Тайна генерала Багратиона - Алла Бегунова
Шрифт:
Интервал:
Между тем наступила Пасха, всех праздников праздник, особенно любимый православными. В этом, 1811 году, она выдалась ранняя, апрельская.
Багратион отменил строевые занятия на Семеновском плацу в Страстную пятницу и Страстную субботу. Лейб-егеря строго постились в эти дни. Ничего, кроме хлеба и чая, им не давали.
Вечером Страстной пятницы шеф лейб-гвардии Егерского полка вместе с офицерами, одетыми в парадные мундиры, участвовал в обнесении иконы «Святая Плащаница» вокруг полковой церкви. Церемония имела вид внушительный и собрала толпу из местных жителей. Столичные обыватели с восторгом глазели на темно-зеленые мундиры, эполеты, на кресты и звезды, блиставшие золотом и серебром, белой и красной эмалью.
Слишком религиозным потомок грузинских царей себя не считал. Но пасхальная служба, как никакая другая, глубоко трогала его сердце. Конец земной жизни Сына Божьего и Человеческого, страдания его на кресте за грехи людей, Его сошествие в ад для спасения умерших и Его Воскрешение, в которое не сразу поверили даже ученики Христа — это нынче воспринималось генералом как нечто, имеющее отношение к событиям его собственной жизни.
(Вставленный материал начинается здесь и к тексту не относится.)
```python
PE_VAL_ACTIVE, PE_VAL_SLASHED, PE_VAL_EQUIVOCATING, PE_VAL_ACTIVE_PREV = 0x01, 0x02, 0x04, 0x08
PE_ATT_FLAG_SIGNATURE_VALID, PE_ATT_FLAG_FROM_BLOCK = 0x1, 0x2
PE_G1_PARTIAL_BYTES = 192
PE_EXCHANGE_EXTRA = 512
PE_DIST_ID_BYTES = 256
(PE_KERNEL_G1_ACCUMULATE, PE_KERNEL_G1_NORMALISE, PE_KERNEL_VOTES, PE_KERNEL_TREE, PE_KERNEL_LMD,
 PE_KERNEL_PARTICIPATION, PE_KERNEL_BITS_UNION, PE_KERNEL_G2_ACCUMULATE, PE_KERNEL_G2_NORMALISE,
 PE_KERNEL_G1_TREE, PE_KERNEL_ATT_GROUP, PE_KERNEL_ATT_VALIDATE, PE_KERNEL_PAIR_INGEST_VALIDATE,
 PE_KERNEL_PAIR_PLAN_LMD, PE_KERNEL_PAIR_MEMBERS_VOTES, PE_KERNEL_PAIR_UNION_TREE, PE_KERNEL_G2_DECOMPRESS,
 PE_KERNEL_COUNT) = range(18)
KERNEL_NAMES = ["g1_accumulate", "g1_normalise", "votes", "tree", "lmd", "participation", "bits_union",
                "g2_accumulate", "g2_normalise", "g1_tree", "att_group", "att_validate", "pair_ingest_validate",
                "pair_plan_lmd", "pair_members_votes", "pair_union_tree", "g2_decompress"]

ATT_STATUS_NAMES = {
    0: "ok", 1: "target epoch not current or previous", 2: "target epoch != epoch(slot)",
    3: "unknown target root", 4: "unknown beacon block root", 5: "block after attestation slot",
    6: "target not ancestor of beacon block", 7: "attestation slot not in the past", 8: "no committee table",
    9: "committee index out of range", 10: "bits length mismatch", 11: "empty or invalid indices",
    12: "bad signature", 13: "outside inclusion window", 14: "source mismatch",
    32: "slasher: target epoch in the future", 33: "slasher: target epoch left the window",
    34: "slasher: data table of the epoch is full",
}
PE_ATT_UNKNOWN_TARGET_ROOT, PE_ATT_UNKNOWN_BEACON_BLOCK_ROOT = 3, 4
PE_SLASH_FUTURE_TARGET, PE_SLASH_TOO_OLD, PE_SLASH_TABLE_FULL = 32, 33, 34
PE_SLASH_APPLY = 1
PE_SLASH_DOUBLE, PE_SLASH_SURROUND = 1, 2


class pe_config(C.Structure):
    _fields_ = [
        ("slots_per_epoch", C.c_uint64), ("seconds_per_slot", C.c_uint64), ("intervals_per_slot", C.c_uint64),
        ("safe_slots_to_update_justified", C.c_uint64), ("proposer_score_boost", C.c_uint64),
        ("effective_balance_increment", C.c_uint64), ("min_attestation_inclusion_delay", C.c_uint64),
        ("max_validators_per_committee", C.c_uint64), ("filter_slashed", C.c_uint32), ("device", C.c_int32),
        ("reserve_validators", C.c_uint64), ("reserve_blocks", C.c_uint32), ("max_committee_tables", C.c_uint32),
        ("vote_expiry_slots", C.c_uint64),
    ]


class pe_attestation(C.Structure):
    _fields_ = [
        ("slot", C.c_uint64), ("index", C.c_uint64), ("beacon_block_root", C.c_uint8 * 32),
        ("source_epoch", C.c_uint64), ("source_root", C.c_uint8 * 32),
        ("target_epoch", C.c_uint64), ("target_root", C.c_uint8 * 32),
        ("bits_offset", C.c_uint32), ("n_bits", C.c_uint32), ("flags", C.c_uint32), ("reserved0", C.c_uint32),
    ]


assert C.sizeof(pe_attestation) == 144


class pe_state_ctx(C.Structure):
    _fields_ = [
        ("slot", C.c_uint64), ("chain_tip_root", C.c_uint8 * 32),
        ("current_justified_epoch", C.c_uint64), ("current_justified_root", C.c_uint8 * 32),
        ("previous_justified_epoch", C.c_uint64), ("previous_justified_root", C.c_uint8 * 32),
        ("base_reward_per_increment", C.c_uint64),
    ]


class pe_prune_stats(C.Structure):
    _fields_ = [("blocks_before", C.c_uint32), ("blocks_after", C.c_uint32), ("votes_remapped", C.c_uint64),
                ("votes_orphaned", C.c_uint64)]


# ... 221 lines not shown
```

pos_evolution_amd/csrc/att_bodies.inc:

```
#include <algorithm>
#include "att_rules.h"
#include "kernels.h"
#include "wave64.h"

namespace posevo {

namespace {

constexpr uint32_t VAL_EQUIVOCATING_BIT = 0x04u;
constexpr uint32_t ERR_INVALID_ARG = 1, ERR_CAPACITY = 10, ERR_NO_COMMITTEES = 11;

struct Row9 { uint4 q[9]; };
__device__ __forceinline__ void load_row(Row9& r, const uint4* __restrict__ rows, uint32_t i)
{
    const uint4* p = rows + (size_t)9 * i;
#pragma unroll
    for (int k = 0; k < 9; ++k) r.q[k] = p[k];
}
__device__ __forceinline__ unsigned long long u64_of(uint32_t lo, uint32_t hi) { return ((unsigned long long)hi << 32) | lo; }
__device__ __forceinline__ unsigned long long row_slot(const Row9& r) { return u64_of(r.q[0].x, r.q[0].y); }
__device__ __forceinline__ unsigned long long row_index(const Row9& r) { return u64_of(r.q[0].z, r.q[0].w); }
__device__ __forceinline__ unsigned long long row_source_epoch(const Row9& r) { return u64_of(r.q[3].x, r.q[3].y); }
__device__ __forceinline__ unsigned long long row_target_epoch(const Row9& r) { return u64_of(r.q[5].z, r.q[5].w); }
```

От опалы — заслуженной им или нет, сие одному Господу Богу известно, — от невнятного бытия без цели и смысла, возвращал князь Петр себе царские милости, получал возможность снова быть там, где лучше всего себя чувствовал, то есть во главе войска. Там, где принимал он на свои плечи ответственность за жизнь и смерть служивых, за лучшее исполнение предначертаний его величества и за решения, принимаемые им иногда мгновенно в горниле битвы.
Безграничная радость пасхальной ночи началась с крестного хода с хоругвями и иконами вокруг полковой церкви. Держа в руке зажженную свечу, князь Петр шел вместе с другими.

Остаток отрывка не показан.